Okay, so isolate PLCC68 pins 9 & 61 and 6 & 7 to determine if I can get an STG-1703 working. As I've already soldered on a PLCC44 socket, it is unlikely I will try the STG-1703 again, unless a photo emerges of a Diamond Stealth 32 running a PLCC-68 RAMDAC. Unfortunately, removing the sockets with hot air tends to damage the base plastic (the bottom planar section).

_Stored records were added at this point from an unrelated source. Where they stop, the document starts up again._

#if defined(MI_TIMING)
__device__ unsigned long long* g_mi_tstamp_mw = nullptr;
#endif
struct DevBarrier {
    __device__ __forceinline__ void operator()() const { __syncthreads(); }
};
template <class M, int E>
constexpr size_t mw_lds_bytes() { return (size_t)SimMW<M>::MW_SLOTS * E * sizeof(float); }
template <class M, class GND, int E, int R>
__device__ __forceinline__ void mw_role(const View& v, const SimParams& P, const ActParams& ap, const float* __restrict__ actions_in,
                                        const int src, const GND& gnd, float* lds_rows, const int e, const int lane, float* post_x = nullptr) {
    using S = SimMW<M>;
    constexpr int ND = M::ND;
    const int N = v.N;
    S sim;
    load_sim(sim, v, e);
    load_actor_scales(sim, v, e);
// ... 30 lines not shown
        typedef __attribute__((address_space(3))) void* lptr_t;
        float* slot0 = lds_rows;
        sfor<ND>([&](auto D) MI_LAMBDA {
            constexpr int d = D;
            if constexpr (M::dof_limited[d] && S::template owns_gi<R>(M::OFF + d)) {
                constexpr int o = Sim<M>::stage_slot_lim(d) * E;
                __builtin_amdgcn_global_load_lds((gptr_t)(v.laml + (size_t)d * N + e), (lptr_t)(slot0 + o), 4, 0, 0);
            }
        });
        sfor<3 * M::NSPH>([&](auto K) MI_LAMBDA {
            if constexpr (S::template owns_body<R>(M::sph_body[K / 3])) {
                constexpr int o = Sim<M>::stage_slot_con(K) * E;
                __builtin_amdgcn_global_load_lds((gptr_t)(v.lamc + (size_t)K * N + e), (lptr_t)(slot0 + o), 4, 0, 0);
            }
        });
    }
    const float h = P.dt / (float)P.substeps;
    const Strided lamc{v.lamc + e, N}, laml{v.laml + e, N}, sensor{v.sensor + e, N}, dof_force{v.dof_force + e, N};
    const Strided netf{GND::NETF ? v.netf + e : nullptr, N};
    const float mu_env = (GND::HEIGHTFIELD || v.friction != nullptr) ? v.friction[e] : -1.f;
    sim.template substep_role<R>(P, tau, h, RowStore<E>{lds_rows + lane}, lamc, laml, sensor, dof_force, gnd, mu_env, netf, true, DevBarrier{});
    sfor<ND>([&](auto K) MI_LAMBDA {
        if constexpr (S::template owns_gi<R>(M::OFF + K)) {
            v.dof[K * N + e] = sim.q[K];
            v.dof[(ND + K) * N + e] = sim.qd[K];
        }
    });
    if constexpr (R == M::TRUNK_ROLE) sfor<13>([&](auto K) MI_LAMBDA { v.root[K * N + e] = sim.root[K]; });
    if (post_x != nullptr) {
        sfor<ND>([&](auto K) MI_LAMBDA {
            if constexpr (S::template owns_gi<R>(M::OFF + K)) { post_x[(13 + K) * E] = sim.q[K]; post_x[(13 + ND + K) * E] = sim.qd[K]; }
        });
        if constexpr (R == M::TRUNK_ROLE) sfor<13>([&](auto K) MI_LAMBDA { post_x[K * E] = sim.root[K]; });
    }
}
template <class M, class GND, int E>
__global__ __launch_bounds__(64 * M::NROLE) void substep_mw_kernel(View v, SimParams P, ActParams ap, const float* __restrict__ actions_in,
                                                                   int src, GND gnd) {
    extern __shared__ float lds_rows[];
    static_assert(M::NROLE == 4, "four roles, one per SIMD of a CU");
    const int lane = threadIdx.x;
    if (lane >= E) return;
    const int e = xcd_env_base<E>(blockIdx.x) + lane;
    if (e >= v.N) return;
    const int role = __builtin_amdgcn_readfirstlane(threadIdx.y);
    switch (role) {
        case 0: mw_role<M, GND, E, 0>(v, P, ap, actions_in, src, gnd, lds_rows, e, lane); break;
        case 1: mw_role<M, GND, E, 1>(v, P, ap, actions_in, src, gnd, lds_rows, e, lane); break;
        case 2: mw_role<M, GND, E, 2>(v, P, ap, actions_in, src, gnd, lds_rows, e, lane); break;
        default: mw_role<M, GND, E, 3>(v, P, ap, actions_in, src, gnd, lds_rows, e, lane); break;
    }
}

template <class GND>
struct MwFusedArgs {
    View v;
    SimParams P;
    ActParams ap;
    const float* actions_in;
    int first, rest, n_sub, tail;
    GND gnd;
    int cmdnorm = 0, cmdnorm_allow_knee = 0;
    float cmdnorm_max_len = 0.f;
};
template <class M, int E>
constexpr size_t mw_fused_lds_bytes() { return (size_t)(SimMW<M>::MW_SLOTS + 13) * E * sizeof(float); }
template <class GND>
struct MwFusedPostArgs {
    MwFusedArgs<GND> f;
    LocoParams tp;
};
template <size_t BEGIN, size_t END>
struct KernargLines {
    static_assert(BEGIN % 4 == 0 && END % 4 == 0 && BEGIN < END, "dword-aligned byte range of the argument struct");
    static constexpr int NL = (int)((END - BEGIN + 63) / 64) + 1;
    uint32_t x[NL];
    __device__ __forceinline__ explicit KernargLines(const void* args) {
        const uint32_t* p = static_cast<const uint32_t*>(args);
        sfor<NL - 1>([&](auto K) MI_LAMBDA { x[K] = p[(BEGIN + 64 * K) / 4]; });
        x[NL - 1] = p[END / 4 - 1];
    }
    __device__ __forceinline__ void drop() const { sfor<NL>([&](auto K) MI_LAMBDA { asm volatile("" ::"s"(x[K])); }); }
};
template <class S, class M, bool HUM, int E, int R, bool BAR_FIRST = false, bool SENS_REG = false>
__device__ __forceinline__ void loco_post_role(const View& v, const LocoParams& tp, S& sim, const float* act, const int e, float* xpost) {
    using T = Loco<M::ND, 6 * M::NSENS, HUM>;
    constexpr int ND = M::ND, NOBS = T::NOBS;
    const int N = v.N;
    if constexpr (BAR_FIRST) __syncthreads();
    const uint32_t genv = (uint32_t)(v.env_offset + e);
    const bool do_reset = v.reset[e] != 0;
    int ep = v.episode[e];
    long long progress = 0, randomize = 0;
    float potentials = 0.f, ep_ret = 0.f;
    if constexpr (R == M::TRUNK_ROLE) { progress = v.progress[e] + 1; potentials = v.potentials[e]; ep_ret = v.ep_ret[e]; randomize = v.randomize[e]; }
    float* ob = v.obs + (size_t)e * NOBS;
    float* oc = v.obs_out + ((size_t)v.ring * N + e) * NOBS;
    const float c = v.clip_obs;
    auto put = [&](const int k, const float x) MI_LAMBDA { ob[k] = x; oc[k] = fminf(fmaxf(x, -c), c); };
    sfor<ND>([&](auto D) MI_LAMBDA {
        constexpr int d = D;
        if constexpr (S::template owns_gi<R>(M::OFF + d)) {
            if (do_reset) {
                T::reset_dof(tp, v.seed, genv, (uint32_t)ep, d, tp.initial_dof_pos[d], tp.dof_lower[d], tp.dof_upper[d], &sim.q[d], &sim.qd[d]);
                v.laml[d * N + e] = 0.f;
            }
            v.dof[d * N + e] = sim.q[d];
            v.dof[(ND + d) * N + e] = sim.qd[d];
            float ps, vs, fs;
            T::obs_dof(tp, sim.q[d], sim.qd[d], HUM ? v.dof_force[d * N + e] : 0.f, tp.dof_lower[d], tp.dof_upper[d], &ps, &vs, &fs);
            const float a_d = (act != nullptr) ? act[d] : v.actions[d * N + e];
            put(T::COL_POS + d, ps);
            put(T::COL_VEL + d, vs);
            if constexpr (HUM) put(T::COL_FORCE + d, fs);
            put(T::COL_ACT + d, a_d);
            typename T::DofSums one;
            T::reward_dof(tp, a_d, ps, vs, tp.gear[d], one);
            xpost[(3 * d + 0) * E] = one.actions; xpost[(3 * d + 1) * E] = one.electricity; xpost[(3 * d + 2) * E] = one.at_limit;
        }
    });
    sfor<M::NSENS>([&](auto K_) MI_LAMBDA {
        constexpr int k = K_;
        if constexpr (S::template owns_body<R>(M::sens_body[k])) {
            float sv[6];
            sfor<6>([&](auto J) MI_LAMBDA {
                if constexpr (SENS_REG) sv[J] = sim.sens_own[6 * k + J]; else sv[J] = v.sensor[(6 * k + J) * N + e];
            });
            sfor<6>([&](auto J) MI_LAMBDA { put(T::COL_SENS + 6 * k + J, sv[J] * tp.contact_force_scale); });
        }
    });
    if (do_reset) sfor<3 * M::NSPH>([&](auto K) MI_LAMBDA { if constexpr (S::template owns_body<R>(M::sph_body[K / 3])) v.lamc[K * N + e] = 0.f; });
    if constexpr (R != M::TRUNK_ROLE) { __syncthreads(); return; }
    float prev_potentials;
    if (do_reset) {
        float init_root[13];
        sfor<13>([&](auto K) MI_LAMBDA { init_root[K] = v.init_root[K * N + e]; sim.root[K] = init_root[K]; });
        const float pp = T::reset_potential(tp, init_root);
        potentials = pp;
        ep += 1;
        progress = 0;
        if constexpr (M::NPG > 0) { if (v.lamp) sfor<3 * M::NPG>([&](auto K) MI_LAMBDA { v.lamp[K * N + e] = 0.f; }); }
    }
    sfor<13>([&](auto K) MI_LAMBDA { v.root[K * N + e] = sim.root[K]; });
    float up_vec[3], heading_vec[3], o12[12];
    T::obs_root(tp, sim.root, tp.targets, potentials, tp.inv_start_rot, tp.basis_vec0, tp.basis_vec1, o12, &potentials, &prev_potentials, up_vec, heading_vec);
    sfor<12>([&](auto K) MI_LAMBDA { put(K, o12[K]); });
    __syncthreads();
    typename T::DofSums part[4];
    sfor<ND>([&](auto D) MI_LAMBDA {
        constexpr int d = D;
        part[d & 3].actions += xpost[(3 * d + 0) * E]; part[d & 3].electricity += xpost[(3 * d + 1) * E]; part[d & 3].at_limit += xpost[(3 * d + 2) * E];
    });
    typename T::DofSums sm;
    sm.actions = (part[0].actions + part[1].actions) + (part[2].actions + part[3].actions);
    sm.electricity = (part[0].electricity + part[1].electricity) + (part[2].electricity + part[3].electricity);
    sm.at_limit = (part[0].at_limit + part[1].at_limit) + (part[2].at_limit + part[3].at_limit);
    float rew;
    long long reset;
    T::reward_total(tp, o12[0], o12[10], o12[11], sm, 0LL, progress, potentials, prev_potentials, &rew, &reset);
    episode_stats<E, true>(v, e, true, rew, reset, progress, ep_ret);
    v.randomize[e] = randomize + 1;
    v.episode[e] = ep;
    v.potentials[e] = potentials;
    v.prev_potentials[e] = prev_potentials;
    sfor<3>([&](auto K) MI_LAMBDA { v.up_vec[K * N + e] = up_vec[K]; v.heading_vec[K * N + e] = heading_vec[K]; });
    v.rew[e] = rew;
    v.reset[e] = reset;
    v.progress[e] = progress;
    v.timeout[e] = (unsigned char)(((float)progress >= tp.max_episode_length - 1.f) && (reset != 0));
}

Once the fear of a permanently stuck MCLK was removed, I did some benchmarking. I tried MCLK=70 MHz, but the screen was garbled. I tried 63 MHz and there was only minor garbling while running DOOM. I tried 60 MHz and the screen looked good. The results are as follows,

Am5x86-160, M919, 1024K (2-1-2), 128M EDO (0/0 ws), FSB 40 MHz
ET4000/w32p (Diamond Stealth 32 VLB)

DOOM
MCLK = 50 MHz: 1198 realtics
MCLK = 60 MHz: 1194 realtics
The improvement in DOOM is almost nil. A similar was noted when increasing MCLK on the ARK1000VL from 55 to 80 MHz.

Next, I ran WinTune98 in Windows 95 at various resolutions. Since I'm using the NEC 5FG monitor specification, the refresh rates are 800x600 at 72 Hz, 1024x768 at 72 Hz, and 1280x1024 at 60 Hz.

WinTune98
MCLK = 50 MHz
800x600x16 = 13.10 Mpixels/s (72 Hz)
800x600x24 = 3.88 (72 Hz)
1024x768x8 = 25.74 (72 Hz)
1024x768x16 = 11.13 (72 Hz)
1280x1024x8 = 23.47 (60 Hz)

MCLK = 60 MHz
800x600x16 = 14.4 Mpix/s
800x600x24 = froze
1024x768x8 = 26.63
1024x768x16 = 13.2
1280x1024x8 = 25.54

I was going to compare the Stealth 32 VLB (ET4000/w32p) against the previously tested ARK1000VL, but I ran those tests at 180 MHz, thus the comparison isn't 1:1. Nonetheless, until I run a proper VLB comparison, the values for the ARK1000VL at 180 MHz are provided below.

Am5x86-180, M919, 1024K (2-1-2), 128M EDO (1/0 ws), FSB 60 MHz
ARK1000VL (2themax)
WinTune98
MCLK = 80 MHz (the max it can do)
800x600x16 = 14.52 Mpixels/s (72 Hz)
800x600x24 = 4.26 (60 Hz)
1280x1024x8 = 24.0 (60 Hz)

From these results, I would expect the ET4000/W32P to have better Windows performance.

Maybe no more relevant, but you might know I have this card:
Re: Where to obtain 110 MHz RAMDAC for ARK1000VL graphics card? which had a STG1700
Card is non functional now, RAM and RAMDAC were removed, but in case you want to have the Bios, I can dump it.